## AIM OF THE TASK
Beneath this line are the data; copy exactly the part of them that opens with the line containing "constexpr int NGF = 64 / GF;" and closes with the line containing "const int64_t q", and only that part.

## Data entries
extern "C" int sngnn_filter_enable(int mode)
{
    SN_REQUIRE(mode >= 0 && mode <= 3, SNGNN_EINVAL,
               "filter mode must be 0 (off), 1 (auto), 2 (always) or 3 (wave rows and tasks always)");
    g_filter_mode = mode;
    return SNGNN_OK;
}

extern "C" int64_t sngnn_filter_row_bytes(int C) { return filter_row_bytes(C); }

extern "C" int sngnn_normalize_rows_filter(const float *h, int64_t rows, int C, float *n, float *nrm, void *filt,
                                           void *stream)
{
    SN_REQUIRE(rows >= 0, SNGNN_EINVAL, "negative row count");
    SN_REQUIRE(rows == 0 || (h && n && nrm), SNGNN_EINVAL, "h/n/nrm is NULL");
    RowCfg cfg;
    if (int rc = check_rows(C, 0, {h, n}, cfg)) return rc;
    SN_REQUIRE(filt == nullptr || filter_row_bytes(C) > 0, SNGNN_EINVAL,
               "no filter rows for this C (sngnn_filter_row_bytes(C) == 0)");
    SN_REQUIRE(((uintptr_t)filt % 16) == 0, SNGNN_EINVAL, "filt must be 16-byte aligned");
    return normalize_dispatch(cfg, h, rows, C, n, nrm, filt, (hipStream_t)stream);
}

extern "C" int sngnn_normalize_rows(const float *h, int64_t rows, int C, float *n, float *nrm, void *stream)
{
    return sngnn_normalize_rows_filter(h, rows, C, n, nrm, nullptr, stream);
}

template <int GF>
static __global__ __launch_bounds__(BLOCK) void k_filter_pair_scores(const uint4 *__restrict__ filt,
                                                                     const int64_t *__restrict__ pa,
                                                                     const int64_t *__restrict__ pb, int64_t n_pairs,
                                                                     float *__restrict__ out)
{
    constexpr int NGF = 64 / GF;
    const int lane = lane_id();
    const int gid = lane / GF, lf = lane % GF;
    const int64_t w = (int64_t)blockIdx.x * WAVES + (threadIdx.x >> 6);
    const int64_t p = w * NGF + gid;
    const int64_t q = p < n_pairs ? p : n_pairs - 1;
    const uint4 fa = filt[(size_t)pa[q] * GF + lf], fb = filt[(size_t)pb[q] * GF + lf];
    const float s = group_sum<GF>(fdot8(fa, fb)) * FILT_UNSCALE;
    if (p < n_pairs && lf == 0) out[p] = s;
}

extern "C" int sngnn_filter_pair_scores(const void *filt, int C, const int64_t *pair_a, const int64_t *pair_b,
                                        int64_t n_pairs, float *out, void *stream)
{
    SN_REQUIRE(filter_row_bytes(C) > 0, SNGNN_EINVAL, "no filter rows for this C");
    SN_REQUIRE(n_pairs >= 0, SNGNN_EINVAL, "negative pair count");
    if (n_pairs == 0) return SNGNN_OK;
    SN_REQUIRE(filt && pair_a && pair_b && out, SNGNN_EINVAL, "NULL argument");
    hipStream_t st = (hipStream_t)stream;
    const int gf = (int)(filter_row_bytes(C) / 16);
    const int grid = ceil_div(n_pairs, (64 / gf) * WAVES);
    const uint4 *f = (const uint4 *)filt;
    switch (gf) {
    case 8: k_filter_pair_scores<8><<<grid, BLOCK, 0, st>>>(f, pair_a, pair_b, n_pairs, out); break;
    case 16: k_filter_pair_scores<16><<<grid, BLOCK, 0, st>>>(f, pair_a, pair_b, n_pairs, out); break;
    case 32: k_filter_pair_scores<32><<<grid, BLOCK, 0, st>>>(f, pair_a, pair_b, n_pairs, out); break;
    default: k_filter_pair_scores<64><<<grid, BLOCK, 0, st>>>(f, pair_a, pair_b, n_pairs, out); break;
    }
    SN_HIP(hipGetLastError());
    return SNGNN_OK;
}

struct FwdCall {
    const sngnn_graph_t *g;
    const void *rows;
    int dtype = 0;
    bool prepared = false;
    const float *nrm = nullptr;
    const void *filt = nullptr;
    bool by_rows = false;
    const uint8_t *row_flag = nullptr;
    int row_want = 0;
    int C, top_k;
    float thr;
    const sngnn_epilogue_t *epi = nullptr;
    void *out;
    float *wsel, *inv_norm;
    int32_t *sel_src = nullptr;
    float *sel_w = nullptr;
    void *workspace, *stream;
};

## RESPONSE TO THE EXERCISE
    constexpr int NGF = 64 / GF;
    const int lane = lane_id();
    const int gid = lane / GF, lf = lane % GF;
    const int64_t w = (int64_t)blockIdx.x * WAVES + (threadIdx.x >> 6);
    const int64_t p = w * NGF + gid;
    const int64_t q = p < n_pairs ? p : n_pairs - 1;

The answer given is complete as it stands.